RuntimeError: CUDA error: no kernel image is available for execution on the device
CUDA kernel errors might be asynchronously reported at some other API call, so the stacktrace below might be incorrect.
For debugging consider passing CUDA_LAUNCH_BLOCKING=1.

Please let me know if you have any suggestions.

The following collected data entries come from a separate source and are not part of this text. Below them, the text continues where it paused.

+    const uint32_t first = mf_mmer_hash_at(x, rcx, k - M, k, M), last = mf_mmer_hash_at(x, rcx, 0, k, M);
+    uint32_t mid = 0xFFFFFFFFu;
+    for (int j = k - M - 1; j > 0; j--) {
+        const uint32_t h = mf_mmer_hash_at(x, rcx, j, k, M);
+        mid = h < mid ? h : mid;
+    }
+    const uint32_t b = first < mid ? first : mid;
+    *no_first = last < mid ? last : mid; *no_last = b;
+    if (own) *own = last < b ? last : b;
+}
 __device__ __forceinline__ void mf_skm_nbr_mins(uint64_t x, int k, uint32_t *no_first, uint32_t *no_last, uint32_t *own = nullptr) {
-    const int M = mf_skm_m(k);
-    const uint32_t mm = (1u << (2 * M)) - 1u;
-    uint32_t f = (uint32_t)(x >> (2 * (k - M))) & mm, r = mf_mmer_rc(f, M);
-    uint32_t h = mf_mmer_hash(f < r ? f : r, M);
-    uint32_t a = 0xFFFFFFFFu, b = h;
-    for (int j = k - M - 1; j >= 0; j--) {
-        const uint32_t c = (uint32_t)(x >> (2 * j)) & 3u;
-        f = ((f << 2) | c) & mm;
-        r = (r >> 2) | ((3u - c) << (2 * M - 2));
-        h = mf_mmer_hash(f < r ? f : r, M);
-        a = h < a ? h : a;
-        if (j > 0) b = h < b ? h : b;
-    }
-    *no_first = a; *no_last = b;
-    if (own) *own = h < b ? h : b;
+    mf_skm_nbr_mins(x, mf_revcomp(x, k), k, no_first, no_last, own);
 }
 __device__ __forceinline__ uint32_t mf_skm_mn_right(uint64_t y, int k, uint32_t no_first_of_x) {
     const int M = mf_skm_m(k);
diff --git a/metafast_amd/csrc/mf_nbr.h b/metafast_amd/csrc/mf_nbr.h
--- a/metafast_amd/csrc/mf_nbr.h
+++ b/metafast_amd/csrc/mf_nbr.h
@@ -25,6 +25,27 @@
 __device__ __forceinline__ uint64_t nb_neighbour(uint64_t x, int k, uint64_t kmask, uint32_t i, uint32_t m_nf, uint32_t m_nl, uint64_t *oriented, uint32_t *ph) {
     return nb_neighbour(x, mf_revcomp(x, k), k, kmask, i, m_nf, m_nl, oriented, ph);
 }
+struct nb_sink_all {
+    uint32_t idx[8];
+    __device__ __forceinline__ void clear() {
+#pragma unroll
+        for (uint32_t i = 0; i < 8; i++) idx[i] = NB_NONE;
+    }
+    __device__ __forceinline__ void put(uint32_t side, uint32_t c, uint32_t at, uint32_t) {
+#pragma unroll
+        for (uint32_t q = 0; q < 4; q++) if (c == q) idx[2 * q + side] = at;
+    }
+};
+struct nb_sink_sides {
+    uint32_t cnt[2], cr[2], at[2];
+    __device__ __forceinline__ void clear() { cnt[0] = cnt[1] = 0u; cr[0] = cr[1] = 8u; at[0] = at[1] = NB_NONE; }
+    __device__ __forceinline__ void put(uint32_t side, uint32_t c, uint32_t where, uint32_t rev) {
+        const uint32_t v = (c << 1) | rev;
+        at[side] = v < cr[side] ? where : at[side];
+        cr[side] = v < cr[side] ? v : cr[side];
+        cnt[side]++;
+    }
+};
 #define NB_BIGCAP (NB_CAP * NB_WAVES)
 __device__ __forceinline__ uint32_t nb_hash(uint64_t key) { return ((uint32_t)key ^ (uint32_t)(key >> 29)) * 0x9E3779B1u; }
 __device__ __forceinline__ uint64_t nb_interior(uint64_t x, uint64_t rcx, int k) {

ptrblck · May 15, 2024, 5:58pm

Which GPU are you using?

Ameneh_Shamekhi · May 15, 2024, 6:10pm

It’s a t4 machine. Standard NC4as T4 v3

ptrblck · May 15, 2024, 6:26pm

The release works for me on a T4:

python -c "import torch; print(torch.__version__); print(torch.version.cuda); print(torch.cuda.get_device_properties(0)); print(torch.randn(1).cuda())"
2.0.1
11.7
_CudaDeviceProperties(name='Tesla T4', major=7, minor=5, total_memory=15978MB, multi_processor_count=40)
tensor([-0.0716], device='cuda:0')

Ameneh_Shamekhi · May 15, 2024, 7:13pm

I get similar output when I run "python -c “import torch; print(torch.version); print(torch.version.cuda); print(torch.cuda.get_device_properties(0)); print(torch.randn(1).cuda())”
" so what does this error mean:

Ameneh_Shamekhi:

RuntimeError: CUDA error: no kernel image is available for execution on the device
CUDA kernel errors might be asynchronously reported at some other API call, so the stacktrace below might be incorrect.
For debugging consider passing CUDA_LAUNCH_BLOCKING=1.

Should I uninstall the normal pytorch (the non cuda version)?

ptrblck · May 15, 2024, 8:06pm

The error might be raised by another library not building for your GPU architecture as PyTorch itself is able to use your device. You should try to narrow down which line of code fails and which library is used.